Sperm proteome gives “tantalising glimpse” towards the origin of sex

Research published in Nature Genetics today describes 381 proteins present in sperm of the fruit fly, Drosophila melanogaster. Whilst more proteins may be identified as research progresses, this study marks the first substantial ’whole-cell’ characterisation of the protein components of a higher eukaryotic cell (a cell in which all the genetic components are contained within a nucleus).

This so-called ‘proteome’ contains everything the sperm needs to survive and function correctly, and scientists can use it to investigate the factors that make some sperm more successful than others.

Around half of the genes of the fruit fly sperm proteome have comparable versions in humans and mice, making it a useful model for studying male infertility in mammals.

By comparing the sperm proteome of the fruit fly with other species, scientists will also be able to rewind evolution and work out the core sperm proteome – the most basic constituents a sperm needs for sexual reproduction. This will shed light on how sex itself evolved.

“This is the first catalogue of sperm proteins for any organism, and it offers a tantalising glimpse into how we might begin to answer some of biology’s most fundamental questions,” said Dr Tim Karr from the University of Bath who led the study.

“Amazingly we know very little about what is in a sperm, which probably explains why we don’t really understand sex, let alone how it evolved.

“Before we catalogued the sperm proteome, we only knew a few specific proteins in the Drosophila sperm.

“Being able to compare the structure and content of the proteomes of sperm from different species should help us understand the evolution and origin of sperm.

“We now know of at least 381, which is a greater than 50-fold increase in our knowledge base. Now that we have identified them, we should be able to study the function of all of these.”

Proteins carry out an immense range of functions, from forming structural materials to catalysing chemical reactions, so knowing exactly what proteins are in sperm is a great step forward in understanding.

The research involved purifying fruit fly sperm and developing methods to study their protein content. Previous estimates for the protein content of sperm were based on counts of proteins separated into ‘spots’ on a special gel matrix. However, these only identify the total number of proteins in sperm – rather than identifying the specific identity of each protein constituent

“The sperm proteome provides a basis for studying the critical functional components of sperm required for motility, fertilisation and possibly early embryo development,” said Dr Steve Dorus, also from the University of Bath, who collaborated with Dr Karr on the project.

“It should be a valuable tool in the study of infertility as more targeted studies can now be established in model organisms.

“Furthermore, having a comprehensive catalogue of proteins to compare between different species will reveal how natural selection has impacted sperm evolution.

“We can start to look for the ‘core’ sperm proteome – that is, the most basic required constituents of sperm. This will not only shed light on the evolutionary origins of sperm, but may advance our understanding of the evolution of sex itself.”

The research will also help further our understanding of sperm competition – the attributes within a sperm that make one sperm more successful at reaching and fertilising the egg than its peers.

“This question of sperm competition has baffled scientists for years,” said Dr Karr.

“If we can work out what makes one sperm more successful than another, we might be able to apply this knowledge to clinical therapies for the treatment of sperm that are not functioning properly.”

The findings are particularly timely as a variety of research is beginning to highlight the increasingly important role of sperm.

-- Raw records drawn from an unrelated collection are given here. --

template <int DT> struct M64;
#if defined(__HIP_DEVICE_COMPILE__)
#define USP_M64_BODY(MN)                                                                                              \
              \
   \
   \
  template <bool SAFE = false> static USP_DEV void s_first(f32x16& s, const u32x4& a, const u32x4& q) {               \
    if (SAFE) asm volatile("s_nop 1\n\t" MN " %0, %1, %2, 0" : "=&v"(s) : "v"(a), "a"(q));                          \
    else asm volatile(MN " %0, %1, %2, 0" : "=&v"(s) : "v"(a), "a"(q));                                               \
  }                                                                                                                   \
            \
  template <bool SAFE = false> static USP_DEV void s_first_c(f32x16& s, const u32x4& a, const u32x4& q, const f32x16& c) { \
    if (SAFE) asm volatile("s_nop 1\n\t" MN " %0, %1, %2, %3" : "=&v"(s) : "v"(a), "a"(q), "v"(c));                \
    else asm volatile(MN " %0, %1, %2, %3" : "=&v"(s) : "v"(a), "a"(q), "v"(c));                                      \
  }                                                                                                                   \
  template <bool SAFE = false> static USP_DEV void s_next(f32x16& s, const u32x4& a, const u32x4& q) {                \
    if (SAFE) asm volatile("s_nop 1\n\t" MN " %0, %1, %2, %0" : "+v"(s) : "v"(a), "a"(q));                          \
    else asm volatile(MN " %0, %1, %2, %0" : "+v"(s) : "v"(a), "a"(q));                                               \
  }                                                                                                                   \
                                             \
  template <bool SAFE = false> static USP_DEV void o_acc(f32x16& o, const u32x4& a, const u32x4& b) {                 \
    if (SAFE) asm volatile("s_nop 1\n\t" MN " %0, %1, %2, %0" : "+a"(o) : "v"(a), "v"(b));                          \
    else asm volatile(MN " %0, %1, %2, %0" : "+a"(o) : "v"(a), "v"(b));                                               \
  }
#else
#define USP_M64_BODY(MN)                                                                                              \
  template <bool SAFE = false> static USP_DEV void s_first(f32x16&, const u32x4&, const u32x4&) {}                    \
  template <bool SAFE = false> static USP_DEV void s_first_c(f32x16&, const u32x4&, const u32x4&, const f32x16&) {}   \
  template <bool SAFE = false> static USP_DEV void s_next(f32x16&, const u32x4&, const u32x4&) {}                     \
  template <bool SAFE = false> static USP_DEV void o_acc(f32x16&, const u32x4&, const u32x4&) {}
#endif
template <> struct M64<0> { USP_M64_BODY("v_mfma_f32_32x32x16_bf16") };
template <> struct M64<1> { USP_M64_BODY("v_mfma_f32_32x32x16_f16") };

USP_DEV void pin_agpr4(u32x4& x) {
#if defined(__HIP_DEVICE_COMPILE__)
  asm volatile("" : "+a"(x));
#endif
}
USP_DEV void zero_pin_agpr(f32x16& o) {
#pragma unroll
  for (int r = 0; r < 16; ++r) o[r] = 0.f;
  pin_agpr(o);
}
USP_DEV void load_resident16(u32x4 (&f0)[8], u32x4 (&f1)[8], const char* r0, const char* r1) {
#if defined(__HIP_DEVICE_COMPILE__)
  asm volatile("global_load_dwordx4 %0, %16, off\n\tglobal_load_dwordx4 %1, %16, off offset:32\n\t"
               "global_load_dwordx4 %2, %16, off offset:64\n\tglobal_load_dwordx4 %3, %16, off offset:96\n\t"
               "global_load_dwordx4 %4, %16, off offset:128\n\tglobal_load_dwordx4 %5, %16, off offset:160\n\t"
               "global_load_dwordx4 %6, %16, off offset:192\n\tglobal_load_dwordx4 %7, %16, off offset:224\n\t"
               "global_load_dwordx4 %8, %17, off\n\tglobal_load_dwordx4 %9, %17, off offset:32\n\t"
               "global_load_dwordx4 %10, %17, off offset:64\n\tglobal_load_dwordx4 %11, %17, off offset:96\n\t"
               "global_load_dwordx4 %12, %17, off offset:128\n\tglobal_load_dwordx4 %13, %17, off offset:160\n\t"
               "global_load_dwordx4 %14, %17, off offset:192\n\tglobal_load_dwordx4 %15, %17, off offset:224\n\t"
               "s_waitcnt vmcnt(0)"
               : "=&a"(f0[0]), "=&a"(f0[1]), "=&a"(f0[2]), "=&a"(f0[3]), "=&a"(f0[4]), "=&a"(f0[5]), "=&a"(f0[6]), "=&a"(f0[7]),
                 "=&a"(f1[0]), "=&a"(f1[1]), "=&a"(f1[2]), "=&a"(f1[3]), "=&a"(f1[4]), "=&a"(f1[5]), "=&a"(f1[6]), "=&a"(f1[7])
               : "v"(r0), "v"(r1) : "memory");
#endif
}
USP_DEV void mfma_settle(f32x16 (&o)[2][4]) {
#if defined(__HIP_DEVICE_COMPILE__)
  asm volatile("s_nop 15" : "+a"(o[0][0]), "+a"(o[0][1]), "+a"(o[0][2]), "+a"(o[0][3]),
                            "+a"(o[1][0]), "+a"(o[1][1]), "+a"(o[1][2]), "+a"(o[1][3]));
#endif
}
USP_DEV void mfma_settle(f32x16 (&s)[2][2]) {
  asm volatile("s_nop 15" : "+v"(s[0][0]), "+v"(s[0][1]), "+v"(s[1][0]), "+v"(s[1][1]));
}
USP_DEV void mfma_settle(f32x16 (&s)[2]) { asm volatile("s_nop 15" : "+v"(s[0]), "+v"(s[1])); }
USP_DEV void operand_settle() { asm volatile("s_nop 3" ::: "memory"); }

Scientists are discovering that as well as carrying the DNA that spells out the male’s contribution to a new life, sperm carries RNA and proteins which have a direct influence on fertilisation and embryo development.

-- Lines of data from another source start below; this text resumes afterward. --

__global__ __launch_bounds__(512, 2) void conv_igemm_sk_kernel(IgemmSkArgs k) {
    using C = ICfg<64, 2>;
    const IgemmArgs &a = k.base;
    extern __shared__ __attribute__((aligned(16))) unsigned char ig_lds[];
    const int tid = threadIdx.x, lane = tid & 63;
    const int wv = __builtin_amdgcn_readfirstlane(tid >> 6);
    const int l15 = lane & 15, g4 = lane >> 4;
    const int wn = wv >> 2, wm = wv & 3;
    int unit;
    {
        const int total = (int)gridDim.x, id = (int)blockIdx.x;
        const int q = total >> 3, r = total & 7, xcd = id & 7, kk = id >> 3;
        unit = (xcd < r ? xcd * (q + 1) : r * (q + 1) + (xcd - r) * q) + kk;
    }
    const int taps = a.taps, Cin = a.Cin, W = a.W, H = a.H;
    const int ktot = taps * Cin;
    const int nsteps = (Cin >> 6) * taps;
    const long long total_steps = (long long)k.tiles_total * nsteps;
    auto unit_start = [&](int u) { return (long long)u * total_steps / k.units; };
    const long long g1 = unit_start(unit + 1);
    const IgemmFrag fr(lane);
    const rsrc_t rws = make_rsrc(k.ws, (size_t)k.units * 32 * 512 * 16);
    const float floor_ = a.relu ? 0.0f : -__builtin_inff();

    for (long long g = unit_start(unit); g < g1;) {
        const int tile = (int)(g / nsteps);
        const int sb = (int)(g - (long long)tile * nsteps);
        const int se = (int)min((long long)nsteps, sb + (g1 - g));
        int t = tile;
        const int grp = t / a.tiles_per_group;
        t -= grp * a.tiles_per_group;
        const int tm = t / a.tiles_n, tn = t - tm * a.tiles_n;
        const int m0 = tm * kBM, n0 = tn * kBN;
        const IgemmGroup G = a.g[grp];
        const rsrc_t rx = make_rsrc(G.x, (size_t)a.M * Cin * 2);
        const rsrc_t rw = make_rsrc(G.w, (size_t)a.Cout * ktot * 2);
        const bool active = n0 + wn * 128 < a.Cout;

        uint32_t pbase0, wbase0, pvalid01 = 0, pvalid23 = 0;
        {
            const int r0 = wv * 32 + lane / C::CPR;
            const int c0 = (lane % C::CPR) ^ C::swz(r0);
            pbase0 = (uint32_t)(m0 + r0) * (uint32_t)(Cin * 2) + (uint32_t)c0 * 16u;
            wbase0 = (uint32_t)(n0 + r0) * (uint32_t)(ktot * 2) + (uint32_t)c0 * 16u;
#pragma unroll
            for (int i = 0; i < C::IPW; i++) {
                const int m = m0 + r0 + i * C::RPI;
                uint32_t valid = 0;
                if (m < a.M) {
                    const int hw = H * W;
                    const int bimg = m / hw, rem = m - bimg * hw, y = rem / W, x = rem - y * W;
                    if (taps == 9) {
#pragma unroll
                        for (int tap = 0; tap < 9; tap++) {
                            const int yy = y + (tap / 3 - 1) * G.dil, xx = x + (tap % 3 - 1) * G.dil;
                            if (yy >= 0 && yy < H && xx >= 0 && xx < W) valid |= 1u << tap;
                        }
                    } else {
                        valid = 1u;
                    }
                }
                if (i < 2) pvalid01 |= valid << (16 * i); else pvalid23 |= valid << (16 * (i - 2));
            }
        }
        auto issue = [&](int stage, int s) {
            const int cc = s / taps, tap = s - cc * taps;
            int dy = 0, dx = 0;
            if (taps == 9) { dy = tap / 3 - 1; dx = tap - (tap / 3) * 3 - 1; }
            const int toff = (dy * G.dil * W + dx * G.dil) * Cin * 2 + cc * 128;
            unsigned char *P = ig_lds + stage * C::STAGE + wv * (32 * C::ROW);
            unsigned char *Wt = P + kBM * C::ROW;
#pragma unroll
            for (int i = 0; i < C::IPW; i++) {
                const uint32_t bits = (i < 2 ? pvalid01 : pvalid23) >> (16 * (i & 1) + tap);
                const uint32_t off = ((pbase0 + (uint32_t)(i * C::RPI * Cin * 2)) ^ ((i & 1) ? 64u : 0u)) + (uint32_t)toff;
                __builtin_amdgcn_raw_ptr_buffer_load_lds(rx, (lds_void *)(P + i * (C::RPI * C::ROW)), 16, (bits & 1u) ? off : kOob, 0, 0, 0);
            }
#pragma unroll
            for (int i = 0; i < C::IPW; i++)
                __builtin_amdgcn_raw_ptr_buffer_load_lds(rw, (lds_void *)(Wt + i * (C::RPI * C::ROW)), 16, (i & 1) ? wbase0 ^ 64u : wbase0,
                                                         (uint32_t)s * C::ROW + (uint32_t)(i * C::RPI * ktot * 2), 0, 0);
        };

        f32x4 acc[8][4];
#pragma unroll
        for (int i = 0; i < 8; i++)
#pragma unroll
            for (int j = 0; j < 4; j++)
#pragma unroll
                for (int r = 0; r < 4; r++) acc[i][j][r] = 0.0f;

        issue(0, sb);
        if (!active) {
            for (int s = sb; s < se; s++) {
                wait_vm_barrier<0>();
                if (s + 1 < se) issue(((s - sb) & 1) ^ 1, s + 1);
            }
        } else {
            for (int s = sb; s < se; s++) {
                const int stage = (s - sb) & 1;
                wait_vm_barrier<0>();
                const bool more = s + 1 < se, late = wv >= 4;
                if (more && !late) issue(stage ^ 1, s + 1);
                igemm_mma_step(ig_lds + stage * C::STAGE + wm * (64 * C::ROW), ig_lds + stage * C::STAGE + kBM * C::ROW + wn * (128 * C::ROW), fr, acc,
                               more && late, [&]() { issue(stage ^ 1, s + 1); });
            }
        }
        __syncthreads();

        if (sb != 0) {
            if (active) {
#pragma unroll
                for (int i = 0; i < 8; i++)
#pragma unroll
                    for (int j = 0; j < 4; j++) {
                        f32x4v v = {__float_as_uint(acc[i][j][0]), __float_as_uint(acc[i][j][1]), __float_as_uint(acc[i][j][2]), __float_as_uint(acc[i][j][3])};
                        __builtin_amdgcn_raw_buffer_store_b128(v, rws, (uint32_t)((i * 4 + j) * 512 + tid) * 16u,
                                                               (uint32_t)unit * (32u * 512u * 16u), 16);
                    }
            }
            asm volatile("s_waitcnt vmcnt(0)" ::: "memory");
            __syncthreads();
            if (tid == 0) __hip_atomic_store(k.flags + unit, 1u, __ATOMIC_RELAXED, __HIP_MEMORY_SCOPE_AGENT);
        } else {
            bool ok = true;
            int nparts = 0;
            if (se != nsteps) {
                const long long tile_end = (long long)(tile + 1) * nsteps;
                while (unit + 1 + nparts < k.units && unit_start(unit + 1 + nparts) < tile_end) nparts++;
                volatile int &sk_ok = *reinterpret_cast<volatile int *>(ig_lds);
                if (tid == 0) {
                    int good = nparts <= kSkParts ? 1 : 0;
                    for (int p = 0; p < nparts && good; p++) {
                        unsigned spins = 0;
                        while (__hip_atomic_load(k.flags + unit + 1 + p, __ATOMIC_RELAXED, __HIP_MEMORY_SCOPE_AGENT) != 1u) {
                            __builtin_amdgcn_s_sleep(8);
                            if (++spins > (1u << 24)) { good = 0; break; }
                        }
                    }
                    if (good) __builtin_amdgcn_fence(__ATOMIC_ACQUIRE, "agent");
                    else __hip_atomic_store(k.flags + k.units, 1u, __ATOMIC_RELAXED, __HIP_MEMORY_SCOPE_AGENT);
                    sk_ok = good;
                }
                __syncthreads();
                ok = sk_ok != 0;
                __syncthreads();
            }
            if (active) {
                const float poison = ok ? 0.0f : __builtin_nanf("");
                unsigned char *O = ig_lds + wv * kOutWave;
                const int nw = n0 + wn * 128;
                const rsrc_t rb = make_rsrc(G.bias, G.bias ? (size_t)a.Cout * 4 : 0);
                const uint32_t seed_g = a.seed_lo + (uint32_t)grp * 0x9E3779B9u;
                f32x4v shares[2][kSkParts];
                float bq[2][4];
                auto fetch = [&](int gi, f32x4v (&dst)[kSkParts], float (&bias4)[4]) {
                    const int i = gi >> 2;
                    const uint32_t off = (uint32_t)(gi * 512 + tid) * 16u;
#pragma unroll
                    for (int p = 0; p < kSkParts; p++)
                        dst[p] = __builtin_amdgcn_raw_buffer_load_b128(rws, p < nparts ? off : kOob, (uint32_t)(unit + 1 + p) * (32u * 512u * 16u), 0);
#pragma unroll
                    for (int e = 0; e < 4; e++) bias4[e] = ld_f32(rb, (uint32_t)(nw + i * 16 + g4 * 4 + e) * 4u);
                };
                fetch(0, shares[0], bq[0]);
#pragma unroll
                for (int gi = 0; gi < 32; gi++) {
                    const int i = gi >> 2, j = gi & 3;
                    if (gi + 1 < 32) fetch(gi + 1, shares[(gi + 1) & 1], bq[(gi + 1) & 1]);
                    __builtin_amdgcn_sched_barrier(0);
                    const int nl = i * 16 + g4 * 4;
                    float s0 = acc[i][j][0], s1 = acc[i][j][1], s2 = acc[i][j][2], s3 = acc[i][j][3];
#pragma unroll
                    for (int p = 0; p < kSkParts; p++) {
                        const f32x4v pv = shares[gi & 1][p];
                        s0 += __uint_as_float(pv[0]); s1 += __uint_as_float(pv[1]); s2 += __uint_as_float(pv[2]); s3 += __uint_as_float(pv[3]);
                    }
                    float v0 = s0 + bq[gi & 1][0], v1 = s1 + bq[gi & 1][1], v2 = s2 + bq[gi & 1][2], v3 = s3 + bq[gi & 1][3];
                    v0 = fmaxf(v0, floor_) + poison; v1 = fmaxf(v1, floor_) + poison; v2 = fmaxf(v2, floor_) + poison; v3 = fmaxf(v3, floor_) + poison;
                    if (a.drop_thresh) {
                        const uint32_t m = (uint32_t)(m0 + wm * 64 + j * 16 + l15);
                        const uint32_t h = dropout_bytes((m * (uint32_t)a.Cout + (uint32_t)(nw + nl)) >> 2, seed_g, a.seed_hi);
                        v0 = (h & 0xffu) >= a.drop_thresh ? v0 * a.drop_scale : 0.0f;
                        v1 = ((h >> 8) & 0xffu) >= a.drop_thresh ? v1 * a.drop_scale : 0.0f;
                        v2 = ((h >> 16) & 0xffu) >= a.drop_thresh ? v2 * a.drop_scale : 0.0f;
                        v3 = (h >> 24) >= a.drop_thresh ? v3 * a.drop_scale : 0.0f;
                    }
                    *reinterpret_cast<uint2 *>(O + (j * 16 + l15) * kOutRow + nl * 2) = make_uint2(pack2(v0, v1), pack2(v2, v3));
                    __builtin_amdgcn_sched_barrier(0);
                }
#pragma unroll 4
                for (int it = 0; it < 16; it++) {
                    const int p = it * 4 + (lane >> 4), ch = lane & 15;
                    const int m = m0 + wm * 64 + p;
                    const uint4 v = *reinterpret_cast<const uint4 *>(O + p * kOutRow + ch * 16);
                    if (m < a.M) *reinterpret_cast<uint4 *>(G.y + (size_t)m * a.Cout + nw + ch * 8) = v;
                }
            }
        }
        g += se - sb;
        __syncthreads();
    }
}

Professor Geoff Parker, Derby Professor of Zoology at the University of Liverpool, said: “This paper provides a remarkable, pioneering analysis of the molecular basis of sperm form and function by identifying 381 proteins of the Drosophila melanogaster sperm proteome, including mitochondrial, metabolic and cytoskeletal proteins.

“Their work has great relevance to current debate on the evolutionary underpinnings of sperm characteristics, and may have application to mammalian sperm function. The Drosophila sperm proteins show substantial homology with the axoneme accessory structure of mouse sperm.”

Professor Manyuan Long, Professor of Genetics & Evolution at the University of Chicago, said: “This is a milestone in the understanding of genomic distribution of male specific proteins. I marvel at their tremendous efforts and great successes.”

The research is funded by the Royal Society and the National Science Foundation with additional support from the Biotechnology & Biological Sciences Research Council and the National Institutes of Health.